燕南泠后退半步,指尖滑向腰间药囊旁的暗扣。昨夜她把图纸交给工匠时只说“照着做”,没提用途。现在那东西正贴在她胸前,隔着粗布衣料,有一点沉。
对方抬手拉弓。
箭离弦时带出一声尖啸。
她侧身滚向左侧,右手同时按下暗扣。胸前衣物微微鼓起,一面巴掌大的青铜镜弹出,悬在胸前三寸。镜面浮现出交错的星纹,像刻上去的又像流动的。
箭撞上镜面。
火光炸开,铁矢偏转,钉进地面,尾羽还在抖。
第二支箭从屋顶射来,角度更低,直取咽喉。
她翻滚躲开,左手抽出银针扎进虎口,痛感让她脑子更清。闭眼,凝神,回忆残卷里那段频率。嘴唇抿紧,手指压住下唇边缘,用力吹气。
哨音响起,低而短,断续三次。
屋顶那人动作一滞,弓拉到一半停住。他的头晃了晃,眼神散开,嘴里吐出几个字:“……指令中断……玄门……”
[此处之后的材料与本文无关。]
@@ -159,11 +161,45 @@
     const int* row_ids;
     int* phase;
     long long* trace;
+    int sym;
+    int col_cap;
+    float* col_thr;
+    int* col_cnt;
+    int* col_ovf;
+    int* col_idx;
+    unsigned short* col_val;
 };
+
+__device__ __forceinline__ float seed_threshold(const float* seeds, int srow, int self, int remove_self, int seed_stride, int seed_q, float thr_lo) {
+    float tau = thr_lo;
+    if (seeds == nullptr) return tau;
+    float g[kSeedGroups];
+#pragma unroll
+    for (int j = 0; j < kSeedGroups / 4; ++j) {
+        const float4 t4 = __ldg(reinterpret_cast<const float4*>(seeds + (size_t)srow * kSeedGroups) + j);
+        g[4 * j] = t4.x; g[4 * j + 1] = t4.y; g[4 * j + 2] = t4.z; g[4 * j + 3] = t4.w;
+    }
+    if (remove_self && self % seed_stride == 0) {
+        const int cs = self / seed_stride, sg = ((cs >> 8) & 1) * 8 + ((cs & 255) >> 5);
+#pragma unroll
+        for (int j = 0; j < kSeedGroups; ++j) if (j == sg) g[j] = -CUDART_INF_F;
+    }
+    float cur = CUDART_INF_F;
+    for (int r = 0; r < seed_q; ++r) {
+        float mx = -CUDART_INF_F;
+#pragma unroll
+        for (int j = 0; j < kSeedGroups; ++j) mx = fmaxf(mx, g[j]);
+        bool gone = false;
+#pragma unroll
+        for (int j = 0; j < kSeedGroups; ++j) if (!gone && g[j] == mx) { g[j] = -CUDART_INF_F; gone = true; }
+        cur = mx;
+    }
+    return fmaxf(tau, cur);
+}
 
 template <int W, int NI>
 __device__ __forceinline__ void issue_split(const Stage1Params& p, uint32_t base, uint32_t a_off, uint32_t b_off, uint32_t bar_full, uint32_t bar_empty,
-                                            uint32_t bar_tfull, uint32_t bar_tempty, int t_beg, int t_end, bool issuer, int lane) {
+                                            uint32_t bar_tfull, uint32_t bar_tempty, int T, bool issuer, int lane) {
     constexpr uint32_t kIdescHalf = (1u << 4) | ((uint32_t)(128 >> 3) << 17) | ((uint32_t)(256 >> 4) << 24);
     long long* const trc = kInstr ? p.trace : nullptr;
     const uint64_t adesc0 = make_smem_desc(base + a_off);
@@ -174,7 +210,7 @@
     const int nst = p.stages, step = NI * p.kblocks;
     int st0 = (W * p.kblocks) % nst;
     uint32_t ph0 = (uint32_t)((W * p.kblocks) / nst) & 1u;
-    for (int tt = W; tt < t_end - t_beg; tt += NI) {
+    for (int tt = W; tt < T; tt += NI) {
         const int st1 = st0 + 1;
         const uint32_t acc_phase = (uint32_t)(tt >> 1) & 1u;
         const int acc0 = 2 * (tt & 1);
@@ -248,8 +284,20 @@
     const int row0 = (int)blockIdx.x * BM;
     const int t_beg = (int)(((long long)p.tiles_total * blockIdx.y) / p.nsplit);
     const int t_end = (int)(((long long)p.tiles_total * (blockIdx.y + 1)) / p.nsplit);
-    const int T = t_end - t_beg;
+    const int pair = (int)(blockIdx.x >> 1);
+    struct Sweep { int beg, len, last; };
+    auto sweep = [&]() {
+        Sweep w{t_beg, t_end - t_beg, t_end - 1};
+        if (p.sym) {
+            const int Tt = p.tiles_total;
+            w.len = (Tt - 1) / 2 + 1 + ((Tt % 2 == 0 && pair >= Tt / 2) ? 1 : 0);
+            w.beg = pair - (w.len - 1) + (pair < w.len - 1 ? Tt : 0);
+            w.last = pair;
+        }
+        return w;
+    };
     uint32_t* t0_slot = tmem_slot + 1;
+    auto next_tile = [&](int t, const Sweep& w) { return t == w.last ? w.beg : (t + 1 == p.tiles_total ? 0 : t + 1); };
 
     if (warp == 1 && lane == 0) {
         for (int s = 0; s < p.stages; ++s) { mbar_init(bar_full + 8 * s, 2); mbar_init(bar_empty + 8 * s, 1); }
@@ -264,31 +312,9 @@
             float tau = p.thr_lo;
             const int grow = row0 + i;
             if (!SEED && grow >= nq_eff) tau = CUDART_INF_F;
-            if (!SEED && p.seeds != nullptr && grow < nq_eff) {
+            if (!SEED && grow < nq_eff) {
                 const int srow = p.row_ids ? __ldg(p.row_ids + grow) : grow;
-                float g[kSeedGroups];
-#pragma unroll
-                for (int j = 0; j < kSeedGroups / 4; ++j) {
-                    const float4 t4 = __ldg(reinterpret_cast<const float4*>(p.seeds + (size_t)srow * kSeedGroups) + j);
-                    g[4 * j] = t4.x; g[4 * j + 1] = t4.y; g[4 * j + 2] = t4.z; g[4 * j + 3] = t4.w;
-                }
-                const int self = p.q_offset + srow;
-                if (p.remove_self && self % p.seed_stride == 0) {
-                    const int cs = self / p.seed_stride, sg = ((cs >> 8) & 1) * 8 + ((cs & 255) >> 5);
-#pragma unroll
-                    for (int j = 0; j < kSeedGroups; ++j) if (j == sg) g[j] = -CUDART_INF_F;
-                }
-                float cur = CUDART_INF_F;
-                for (int r = 0; r < p.seed_q; ++r) {
-                    float mx = -CUDART_INF_F;
-#pragma unroll
-                    for (int j = 0; j < kSeedGroups; ++j) mx = fmaxf(mx, g[j]);
-                    bool gone = false;
-#pragma unroll
-                    for (int j = 0; j < kSeedGroups; ++j) if (!gone && g[j] == mx) { g[j] = -CUDART_INF_F; gone = true; }
-                    cur = mx;
-                }
-                tau = fmaxf(tau, cur);
+                tau = seed_threshold(p.seeds, srow, p.q_offset + srow, p.remove_self, p.seed_stride, p.seed_q, p.thr_lo);
             }
             row_thr[i] = tau;
             list_cnt[i] = 0;
@@ -297,8 +323,14 @@
         for (int i = lane; i < (int)qcap; i += 32) q_flag[i] = 0;
         if (lane == 0) { *q_head = 0u; *q_tail = 0u; *q_done = 0u; }
         if (lane == 0 && rank == 0) {
-            const uint32_t t0 = (p.phase != nullptr && T > 0) ? (uint32_t)(*reinterpret_cast<volatile int*>(p.phase + blockIdx.y)) % (uint32_t)T : 0u;
-            *t0_slot = t0;
+            const Sweep sw = sweep();
+            int o = 0;
+            if (p.phase != nullptr && sw.len > 0) {
+                const int ph = t_beg + (int)((uint32_t)(*reinterpret_cast<volatile int*>(p.phase + blockIdx.y)) % (uint32_t)(t_end - t_beg));
+                o = (ph - sw.beg + p.tiles_total) % p.tiles_total;
+                if (o >= sw.len) o = 0;
+            }
+            *t0_slot = (uint32_t)((sw.beg + o) % p.tiles_total);
         }
     }
     tc_fence_before();
@@ -309,7 +341,6 @@
     int t_start;
     asm volatile("{\n\t.reg .b32 ra;\n\tmapa.shared::cluster.u32 ra, %1, 0;\n\tld.shared::cluster.u32 %0, [ra];\n\t}"
                  : "=r"(t_start) : "r"(smem_u32(t0_slot)) : "memory");
-    t_start += t_beg;
 
     long long life_clk = 0; unsigned long long life_ns = 0;
     const bool life = trc && threadIdx.x == 0 && blockIdx.y == 0 && (blockIdx.x == 0 || blockIdx.x == gridDim.x - 2);
@@ -324,7 +355,8 @@
             else mbar_arrive_cluster(bar_a, 0);
         }
         int stage = 0; uint32_t phase = 0;
-        for (int tt = 0, t = t_start; tt < T; ++tt, t = (t + 1 == t_end) ? t_beg : t + 1) {
+        const Sweep sw = sweep();
+        for (int tt = 0, t = t_start; tt < sw.len; ++tt, t = next_tile(t, sw)) {
             if (p.phase != nullptr && rank == 0 && (tt & 63) == 0 && issuer) p.phase[blockIdx.y] = t - t_beg;
             const int brow = t * BN + (int)rank * 128;
             if constexpr (SPLIT) {
@@ -363,6 +395,7 @@
         const int w = warp - 1;
         if (rank == 0 && w < p.issuers) {
             const bool issuer = elect_one();
+            const int T = sweep().len;
             if (!p.stream_a) mbar_wait(bar_a, 0);
             tc_fence_after();
             const uint64_t adesc0 = make_smem_desc(base + a_off);
@@ -371,9 +404,9 @@
             auto advance = [&](int steps) { for (int i = 0; i < steps; ++i) if (++stage == p.stages) { stage = 0; phase ^= 1; } };
             advance(w * p.kblocks);
             if constexpr (SPLIT) {
-                if (p.issuers == 1) issue_split<0, 1>(p, base, a_off, b_off, bar_full, bar_empty, bar_tfull, bar_tempty, t_beg, t_end, issuer, lane);
-                else if (warp == 1) issue_split<0, 2>(p, base, a_off, b_off, bar_full, bar_empty, bar_tfull, bar_tempty, t_beg, t_end, issuer, lane);
-                else issue_split<1, 2>(p, base, a_off, b_off, bar_full, bar_empty, bar_tfull, bar_tempty, t_beg, t_end, issuer, lane);
+                if (p.issuers == 1) issue_split<0, 1>(p, base, a_off, b_off, bar_full, bar_empty, bar_tfull, bar_tempty, T, issuer, lane);
+                else if (warp == 1) issue_split<0, 2>(p, base, a_off, b_off, bar_full, bar_empty, bar_tfull, bar_tempty, T, issuer, lane);
+                else issue_split<1, 2>(p, base, a_off, b_off, bar_full, bar_empty, bar_tfull, bar_tempty, T, issuer, lane);
             } else {
             for (int tt = w; tt < T; tt += p.issuers) {
                 const int acc = tt & 1;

话没说完,嘴角涌出黑血。他跪下去,手里的弓掉在地上。
燕南泠冲过去,在他倒地前拽下箭囊。抽出一支未发射的箭,翻过来查看底部。那里刻着一个“玄”字,刀痕深且利落,和谢玄青匕首柄上的纹路一致。
她握紧箭杆,抬头看向院墙方向。
脚步声由远及近,靴底踩碎枯枝的声音很稳。不是急奔,是走来的。
谢玄青出现在门口,剑未出鞘,目光扫过地上尸体、插在地上的箭,最后落在她手上那支刻字箭上。
他走进来,蹲下检查刺客手腕内侧,撩开袖子,看到一道旧疤。他盯着看了几秒,才开口:“这不是现役军士。”
“我知道。”她说,“是十年前被除名的‘玄字营’。”
他抬头看她,眼里有意外。
“你认得这个标记?”他问。
“我刚从他身上拿到这支箭。”她把箭举到灯下,正对着他眼睛,“这‘玄’字,是你家的东西。匕首上有,软甲上有,现在连杀我的箭上也有。”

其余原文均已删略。